Setting keep_jobs to '0' will cause the job cache cleaner to never run, possibly resulting in a full partition.

If you want to disable the job cache, set job_cache to 'False':

job_cache: False

Tip: Restoring Partition Full because of Job Cache

When the partition with job cache files gets full because of wrong keep_jobs setting, follow these steps to free disk space and improve the job cache settings:

Stop the Salt master service:

root@master # systemctl stop salt-master

Change the Salt master configuration related to job cache by editing /etc/salt/master:
```
job_cache: False
keep_jobs: 1
```

Clear the Salt master job cache:

root # rm -rfv /var/cache/salt/master/jobs/*

Start the Salt master service:

root@master # systemctl start salt-master

35.12 OSD Panic Occurs when Media Error Happens during FileStore Directory Split #

When a directory split error is generated on FileStore OSDs, the corresponding OSD is designed to terminate. It is then easier to detect the problem and avoids introducing inconsistencies. If the OSD terminates frequently, systemd may disable it permanently depending on the systemd configuration. After the OSD is disabled, it will be set out and process of data migration will be started.
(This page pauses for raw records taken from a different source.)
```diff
+                    const float cs[4] = {bflo(cw_.x), bfhi(cw_.x), bflo(cw_.y), bfhi(cw_.y)};
+                    const float sn[4] = {bflo(sw_.x), bfhi(sw_.x), bflo(sw_.y), bfhi(sw_.y)};
+#pragma unroll
+                    for (int r = 0; r < 4; ++r) {
+                        const float x1 = round_bf(lo_[r]), x2 = round_bf(hi_[r]);
+                        lo_[r] = x1 * cs[r] + x2 * sn[r];
+                        hi_[r] = x2 * cs[r] - x1 * sn[r];
+                    }
+                }
+#pragma unroll
+                for (int half = 0; half < 2; ++half) {
+                    const int db = dbp + 2 * half;
+                    const float* s4 = half ? hi_ : lo_;
+                    u32x2 w;
+                    w.x = pack2bf(s4[0], s4[1]);
+                    w.y = pack2bf(s4[2], s4[3]);
+                    *(u32x2*)(so + ec * 256 + (((db * 4 + i4_) ^ (ec & 15)) << 4) + ehi * 8) = w;
+                }
+            }
+        asm volatile("s_waitcnt lgkmcnt(0)\n\ts_barrier" ::: "memory");
+#pragma unroll
+        for (int k = 0; k < 8; ++k) {
+            const int r = 4 * k + (le_ >> 4), j = le_ & 15;
+            if (e_qw0 + r < L) *(u32x4*)(dq_base + (int64_t)(e_qw0 + r) * a.ld_dq + j * 8) = *(const u32x4*)(so + r * 256 + ((j ^ (r & 15)) << 4));
+        }
+        if (!more) break;
     }
 #undef BWD_DMA
-    asm volatile("s_nop 15\n\ts_nop 15\n\ts_nop 15\n\ts_nop 15\n\ts_waitcnt vmcnt(0) lgkmcnt(0)" ::: "memory");
-    __syncthreads();
-
-    unsigned char* so = smem + wave * 8192;
-    const float keep = qg < seqlen ? a.scale : 0.0f;
-    const int pos = min(qg, L - 1) + (a.rope_pos ? a.rope_pos[b] : 0);
-#pragma unroll
-    for (int dbp = 0; dbp < 2; ++dbp)
-#pragma unroll
-        for (int i4_ = 0; i4_ < 4; ++i4_) {
-            constexpr int which_ = 0;
-            float x_[4], lo_[4], hi_[4];
-            {
-                const int db_ = dbp;
-#include ATTN4B_INC(q_acc_read.inc)
-#pragma unroll
-                for (int r = 0; r < 4; ++r) lo_[r] = x_[r] * keep;
-            }
-            {
-                const int db_ = dbp + 2;
-#include ATTN4B_INC(q_acc_read.inc)
-#pragma unroll
-                for (int r = 0; r < 4; ++r) hi_[r] = x_[r] * keep;
-            }
-            if (a.rope_cos) {
-                const int col = dbp * 32 + 8 * i4_ + 4 * hi;
-                const u32x2 cw = *(const u32x2*)(a.rope_cos + (int64_t)pos * 128 + col);
-                const u32x2 sw = *(const u32x2*)(a.rope_sin + (int64_t)pos * 128 + col);
-                const float cs[4] = {bflo(cw.x), bfhi(cw.x), bflo(cw.y), bfhi(cw.y)};
-                const float sn[4] = {bflo(sw.x), bfhi(sw.x), bflo(sw.y), bfhi(sw.y)};
-#pragma unroll
-                for (int r = 0; r < 4; ++r) {
-                    const float x1 = round_bf(lo_[r]), x2 = round_bf(hi_[r]);
-                    lo_[r] = x1 * cs[r] + x2 * sn[r];
-                    hi_[r] = x2 * cs[r] - x1 * sn[r];
-                }
-            }
-#pragma unroll
-            for (int half = 0; half < 2; ++half) {
-                const int db = dbp + 2 * half;
-                const float* s4 = half ? hi_ : lo_;
-                u32x2 w;
-                w.x = pack2bf(s4[0], s4[1]);
-                w.y = pack2bf(s4[2], s4[3]);
-                *(u32x2*)(so + c * 256 + (((db * 4 + i4_) ^ (c & 15)) << 4) + hi * 8) = w;
-            }
-        }
-    __syncthreads();
-#pragma unroll
-    for (int k = 0; k < 8; ++k) {
-        const int r = 4 * k + (lane >> 4), j = lane & 15;
-        if (qw0 + r < L) *(u32x4*)(dq_base + (int64_t)(qw0 + r) * a.ld_dq + j * 8) = *(const u32x4*)(so + r * 256 + ((j ^ (r & 15)) << 4));
-    }
+#undef Q_BLOCK_ISSUE
+#undef Q_ROPE_LOAD
+#undef Q_ROPE_READ
 }
 
 __global__ __launch_bounds__(256) void nstat_kernel(const float* __restrict__ lse, const float* __restrict__ delta, float* __restrict__ nstat, int64_t n,
@@ -533,20 +585,23 @@
 
 int mm355_attn4_bwd_launch(const attn2::Args& a, float* workspace, int variant, hipStream_t s) {
     static std::atomic<uint64_t> ok_kv{0}, ok_kvs{0}, ok_q{0}, ok_qs{0};
+    if (variant < 0 || variant > 5) return MM355_EINVAL;
     const int64_t n = (int64_t)a.B * a.Hq * a.L;
     hipLaunchKernelGGL(attn4b::nstat_kernel, dim3((unsigned)std::min<int64_t>((n + 255) / 256, 2048)), dim3(256), 0, s, a.lse_in, a.delta, workspace, n, 1.0f / a.scale);
-    const int64_t nkv = (int64_t)((a.L + 127) / 128) * a.Hkv * a.B, nq = (int64_t)((a.L + 127) / 128) * a.Hq * a.B;
+    const int64_t nb = (a.L + 127) / 128;
+    const int paired = (variant & 4) ? 1 : ((variant & 2) ? 0 : (a.causal && nb >= 2));
+    const int64_t nkv = nb * a.Hkv * a.B, nq = (paired ? (nb + 1) / 2 : nb) * a.Hq * a.B;
     if (nkv > 0x7fffffff || nq > 0x7fffffff) return MM355_EINVAL;
-    if (variant == 1) {
+    if (variant & 1) {
         if (mm_ensure_dynamic_lds((const void*)attn4b::dkdv_kernel<true>, attn4b::KV_LDS, ok_kvs) != MM355_OK) return MM355_ELAUNCH;
         if (mm_ensure_dynamic_lds((const void*)attn4b::dq_kernel<true>, attn4b::Q_LDS, ok_qs) != MM355_OK) return MM355_ELAUNCH;
         hipLaunchKernelGGL(attn4b::dkdv_kernel<true>, dim3((unsigned)nkv), dim3(256), attn4b::KV_LDS, s, a, (const float*)workspace);
-        hipLaunchKernelGGL(attn4b::dq_kernel<true>, dim3((unsigned)nq), dim3(256), attn4b::Q_LDS, s, a);
+        hipLaunchKernelGGL(attn4b::dq_kernel<true>, dim3((unsigned)nq), dim3(256), attn4b::Q_LDS, s, a, paired);
     } else {
         if (mm_ensure_dynamic_lds((const void*)attn4b::dkdv_kernel<false>, attn4b::KV_LDS, ok_kv) != MM355_OK) return MM355_ELAUNCH;
         if (mm_ensure_dynamic_lds((const void*)attn4b::dq_kernel<false>, attn4b::Q_LDS, ok_q) != MM355_OK) return MM355_ELAUNCH;
         hipLaunchKernelGGL(attn4b::dkdv_kernel<false>, dim3((unsigned)nkv), dim3(256), attn4b::KV_LDS, s, a, (const float*)workspace);
-        hipLaunchKernelGGL(attn4b::dq_kernel<false>, dim3((unsigned)nq), dim3(256), attn4b::Q_LDS, s, a);
+        hipLaunchKernelGGL(attn4b::dq_kernel<false>, dim3((unsigned)nq), dim3(256), attn4b::Q_LDS, s, a, paired);
     }
     return mm_launch_status();
 }
```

You should notice the OSD termination by regularly running the ceph status command and perform necessary steps to investigate the cause. If media error is the cause of OSD termination, replace the OSD and wait for all PGs to complete their backfill to the new replaced OSD. Then run the deep-scrub for these PGs.

Important

Do not initiate a new deep-scrub by adding new OSDs or changing their weight until the deep-scrub is complete.

For more details about scrubbing, refer to Section 33.2, “Adjusting Scrubbing”.